The map is typically populated during static initialization. For example, if
file Ellipse.cpp contains the code for derived class Ellipse,
it would also contain a static object whose ctor adds that class to
the map: theMap["Ellipse"] = new Ellipse().
Notes and caveats:
- It adds a little flexibility if Shape::unserialize() passes the
class name to the create() method. In particular, that would let a
derived class be used with two or more names, each with its own "network
format." For example, derived class Ellipse could be used for both
"Ellipse" and "Circle", which might be useful to save space in
the output stream or perhaps other reasons.

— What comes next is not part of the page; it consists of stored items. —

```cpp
__global__ IMT_HASH_WAVES void __launch_bounds__(BLOCK) k_apply_level_coop(launch::ApplyArgs a) {
#if defined(__HIP_DEVICE_COMPILE__)
    __shared__ uint32_t tab[coop::TAB_DWORDS];
    coop::tab_fill(tab, g_pc);
    const size_t t = gtid();
    const size_t j = t >> 2;
    if (j >= a.bound || j >= *a.count) return;
    const unsigned role = (unsigned)t & 3u, ri = role == 3u ? 0u : role;
    const uint64_t p = a.list[j];
    if (p >= a.len_out) return;
    Fe X, C3, o;
    C3 = g_pc.one;
    if (a.mode == launch::APPLY_LEAVES) {
        const uint8_t* q = a.pre + (size_t)a.src[j] * 96;
        bool ok = load_fe(g_pc, X, q + (ri == 2u ? 32 : 0), a.fmt_in);
        ok &= load_fe(g_pc, C3, q + 64, a.fmt_in);
        if (ri == 1u) ok &= load_fe(g_pc, o, q + 32, a.fmt_in);
        flag_err(a.err, ok);
    } else {
        const uint64_t ch = 2 * p + (ri == 2u ? 1u : 0u);
        load_packed(X, ch < a.len_in ? a.tree_in + ch * 32 : a.zero_in);
    }
    coop::hash23(tab, o, X, C3, a.mode == launch::APPLY_LEAVES, ri);
    if (role == 1u) store_packed(a.tree_out + p * 32, o);
#endif
}

__global__ IMT_HASH_WAVES void k_apply_top(uint8_t* nodes, const uint64_t* __restrict__ off, const uint64_t* __restrict__ len,
                                           const uint8_t* __restrict__ zero, unsigned from, unsigned to) {
#if defined(__HIP_DEVICE_COMPILE__)
    __shared__ uint32_t tab[coop::TAB_DWORDS];
    coop::tab_fill(tab, g_pc);
    if (blockIdx.x != 0 || threadIdx.x >= 4) return;
    const unsigned role = threadIdx.x, ri = role == 3u ? 0u : role;
    Fe cur;
    load_packed(cur, nodes + off[from] * 32);
#pragma unroll 1
    for (unsigned l = from; l < to; l++) {
        Fe z, X, o;
        load_packed(z, l == from && len[l] > 1 ? nodes + (off[l] + 1) * 32 : zero + (size_t)l * 32);
        coop::sel(X, ri == 2u, z, cur);
        coop::hash23(tab, o, X, X, false, ri);
        coop::quad_bcast<1>(cur, o);
        if (role == 1u) store_packed(nodes + off[l + 1] * 32, cur);
    }
#endif
}

__global__ IMT_HASH_WAVES void __launch_bounds__(BLOCK)
k_lift_roots(uint8_t* __restrict__ old_root, uint8_t* __restrict__ interim_root, uint8_t* __restrict__ new_root,
             uint32_t n, const uint8_t* __restrict__ top, uint64_t pos_bits, unsigned levels, unsigned fmt, int* err) {
    const size_t t = gtid();
    const uint32_t n_int = interim_root ? n : 0, n_new = new_root ? n : 0;
    const uint32_t n_old = old_root ? (new_root ? 1u : n) : 0;
    if (t >= (size_t)n_int + n_new + n_old) return;
    uint8_t* row;
    uint8_t* also = nullptr;
    if (t < n_int) {
        row = interim_root + t * 32;
    } else if (t < (size_t)n_int + n_new) {
        const size_t i = t - n_int;
        row = new_root + i * 32;
        if (old_root && i + 1 < n) also = old_root + (i + 1) * 32;
    } else {
        row = old_root + (t - n_int - n_new) * 32;
    }
    Fe cur;
    bool ok = load_fe(g_pc, cur, row, fmt);
#pragma unroll 1
    for (unsigned j = 0; j < levels; j++) {
        Fe sv, a, b, o;
        load_packed(sv, top + (size_t)j * 32);
        const bool right = (pos_bits >> j) & 1;
#pragma unroll
        for (int i = 0; i < NL; i++) {
            a.v[i] = right ? sv.v[i] : cur.v[i];
            b.v[i] = right ? cur.v[i] : sv.v[i];
        }
        hash23_stashed(g_pc, o, a, b, false, nullptr, 0);
        cur = o;
    }
    store_fe(g_pc, row, cur, fmt);
    if (also) store_fe(g_pc, also, cur, fmt);
    flag_err(err, ok);
}

__global__ void __launch_bounds__(BLOCK)
k_fill_sib_rows(uint8_t* __restrict__ sib, launch::SibLayout lay, unsigned first_level, unsigned levels, uint32_t n,
                const uint8_t* __restrict__ top, unsigned fmt_out) {
    const size_t t = gtid();
    if (t >= (size_t)n * levels) return;
    const uint32_t i = (uint32_t)(t % n);
    const unsigned j = (unsigned)(t / n);
    Fe x;
    load_packed(x, top + (size_t)j * 32);
    store_fe(g_pc, sib + ((uint64_t)(first_level + j) * lay.level_stride + (uint64_t)i * lay.item_stride) * 32, x, fmt_out);
}

__global__ void k_mix_roots(const uint8_t* __restrict__ before, const uint8_t* __restrict__ after,
                            uint8_t* __restrict__ mixed, uint32_t n_sub, uint32_t self, unsigned fmt_in, int* err) {
    const uint32_t r = blockIdx.x * blockDim.x + threadIdx.x;
    if (r >= n_sub) return;
    Fe x;
    const bool ok = load_fe(g_pc, x, (r < self ? after : before) + (size_t)r * 32, fmt_in);
    store_packed(mixed + (size_t)r * 32, x);
    flag_err(err, ok);
}

__global__ void k_pick_top(const uint8_t* __restrict__ levels_buf, uint32_t n_sub, uint32_t self, unsigned k,
                           unsigned levels, const uint8_t* __restrict__ zero, unsigned sub_depth,
                           uint8_t* __restrict__ top) {
    const unsigned j = threadIdx.x;
    if (j >= levels) return;
    const uint8_t* src;
    if (j < k) {
        const size_t off = 2 * (size_t)n_sub - ((2 * (size_t)n_sub) >> j);
        src = levels_buf + (off + ((self >> j) ^ 1u)) * 32;
    } else {
        src = zero + (size_t)(sub_depth + j) * 32;
    }
    const Word4* s4 = reinterpret_cast<const Word4*>(src);
    Word4* d4 = reinterpret_cast<Word4*>(top + (size_t)j * 32);
    d4[0] = s4[0];
    d4[1] = s4[1];
}

__global__ void __launch_bounds__(BLOCK) k_slot0(const uint32_t* __restrict__ time0, uint32_t* __restrict__ slot0,
                                                 uint32_t total) {
    const size_t k = gtid();
    if (k < total) slot0[time0[k]] = (uint32_t)k;
}

struct ExtractArgs {
    const uint8_t* const* val;
    const uint32_t* slot;
    const int32_t* sibsrc;
    const uint32_t* node_below;
    size_t stride;
    const uint8_t* tree_nodes;
    const uint64_t* tree_off;
    const uint64_t* tree_len;
    const uint8_t* zero;
    const uint8_t* roots;
    unsigned l0, depth;
    uint32_t ins_begin, ins_count, n_total;
    uint8_t *old_root, *interim_root, *new_root, *low_sib, *new_sib;
    launch::SibLayout lay;
    unsigned fmt_out;
};
__global__ void __launch_bounds__(BLOCK) k_extract(ExtractArgs a) {
    const size_t t = gtid();
    const size_t per = (size_t)a.depth + 1;
    if (t >= (size_t)a.ins_count * 2 * per) return;
    const uint32_t ev_local = (uint32_t)(t % ((size_t)a.ins_count * 2));
    const unsigned task = (unsigned)(t / ((size_t)a.ins_count * 2));
    const uint32_t i_local = ev_local >> 1, odd = ev_local & 1u;
    const uint32_t e = (a.ins_begin + i_local) * 2 + odd;
    Fe x;
    if (task == a.depth) {
        load_packed(x, a.roots + (size_t)e * 32);
        if (odd) {
            if (a.new_root) store_fe(g_pc, a.new_root + (size_t)i_local * 32, x, a.fmt_out);
        } else {
            if (a.interim_root) store_fe(g_pc, a.interim_root + (size_t)i_local * 32, x, a.fmt_out);
            if (a.old_root) {
                Fe o;
                if (e > 0) load_packed(o, a.roots + (size_t)(e - 1) * 32);
                else load_packed(o, a.tree_nodes + a.tree_off[a.depth] * 32);
                store_fe(g_pc, a.old_root + (size_t)i_local * 32, o, a.fmt_out);
            }
        }
        return;
    }
    uint8_t* dst = odd ? a.new_sib : a.low_sib;
    if (!dst) return;
    const unsigned l = task;
    const uint8_t* sp;
    if (l < a.l0) {
        const uint32_t kp = a.slot[(size_t)(l + 1) * a.stride + e];
        const int32_t ss = a.sibsrc[(size_t)l * a.stride + kp];
        const uint64_t sn = (uint64_t)(a.node_below[(size_t)l * a.stride + kp] ^ 1u);
        sp = ss >= 0 ? a.val[l] + (size_t)ss * 32
                     : (sn < a.tree_len[l] ? a.tree_nodes + (a.tree_off[l] + sn) * 32 : a.zero + (size_t)l * 32);
    } else {
        sp = a.zero + (size_t)l * 32;
    }
    load_packed(x, sp);
    store_fe(g_pc, dst + ((uint64_t)l * a.lay.level_stride + (uint64_t)i_local * a.lay.item_stride) * 32, x, a.fmt_out);
}

__global__ void __launch_bounds__(BLOCK)
k_pack_writeback(const uint8_t* __restrict__ val_l, const uint32_t* __restrict__ from, const uint32_t* __restrict__ node_below,
                 uint32_t total, uint8_t* __restrict__ tree_l, uint8_t* __restrict__ out_vals,
                 uint32_t* __restrict__ out_nodes, uint32_t* counter, uint32_t cap) {
    const size_t kp = gtid();
    const uint32_t f = kp < total ? from[kp] : 0u;
    const bool last = (f & sweep::LAST_BIT) != 0;
    const uint64_t mask = __ballot(last);
    if (!last) return;
    const unsigned lane = __lane_id();
    const int leader = __ffsll((unsigned long long)mask) - 1;
    uint32_t base = 0;
    if ((int)lane == leader) base = atomicAdd(counter, (uint32_t)__popcll(mask));
    base = __shfl(base, leader);
    const uint32_t i = base + (uint32_t)__popcll(mask & ((1ull << lane) - 1ull));
// ... 368 lines not shown
```

Baseline: 3.647 million.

- It's usually easiest to handle errors during unserialization by throwing
an exception. You can return NULL if you want, but you will need to
move the code that reads the input stream out of the derived class' ctors into
the corresponding create() methods, and ultimately the result is often
that your code is more complicated.
- You must be careful to avoid the static
initialization order fiasco with the map used by
Shape::unserialize(). This normally means using the
Construct On First Use Idiom for
the map itself.
- For the map used by Shape::unserialize(), I personally prefer the
Named Constructor Idiom over the
Virtual Constructor Idiom — it simplifies a few
steps. Details: I usually define a typedef within Shape such
as typedef Shape* (*Factory)(std::istream&). This means
Shape::Factory is a "pointer to a function that takes a
std::istream& and returns a Shape*." I then define the map as
std::map<std::string,Factory>. Finally I populate that map using
lines like theMap["Ellipse"] = Ellipse::create (where
Ellipse::create(std::istream&) is now a
static member function of class
Ellipse, that is, the Named Constructor
Idiom). You'd change the return value in function
Shape::unserialize(std::istream& istr) from
theMap[className]->create(istr) to
theMap[className](istr).
- If you might need to serialize a NULL pointer, it's usually easy
since you already write out a class identifier so you can just as easily write
out a pseudo class identifier like "NULL". You might need an
extra if statement in Shape::unserialize(), but if you chose
my preference from the previous bullet, you can eliminate that special case
(and generally keep your code clean) by defining static member
function Shape* Shape::nullFactory(istream&) { return NULL; }.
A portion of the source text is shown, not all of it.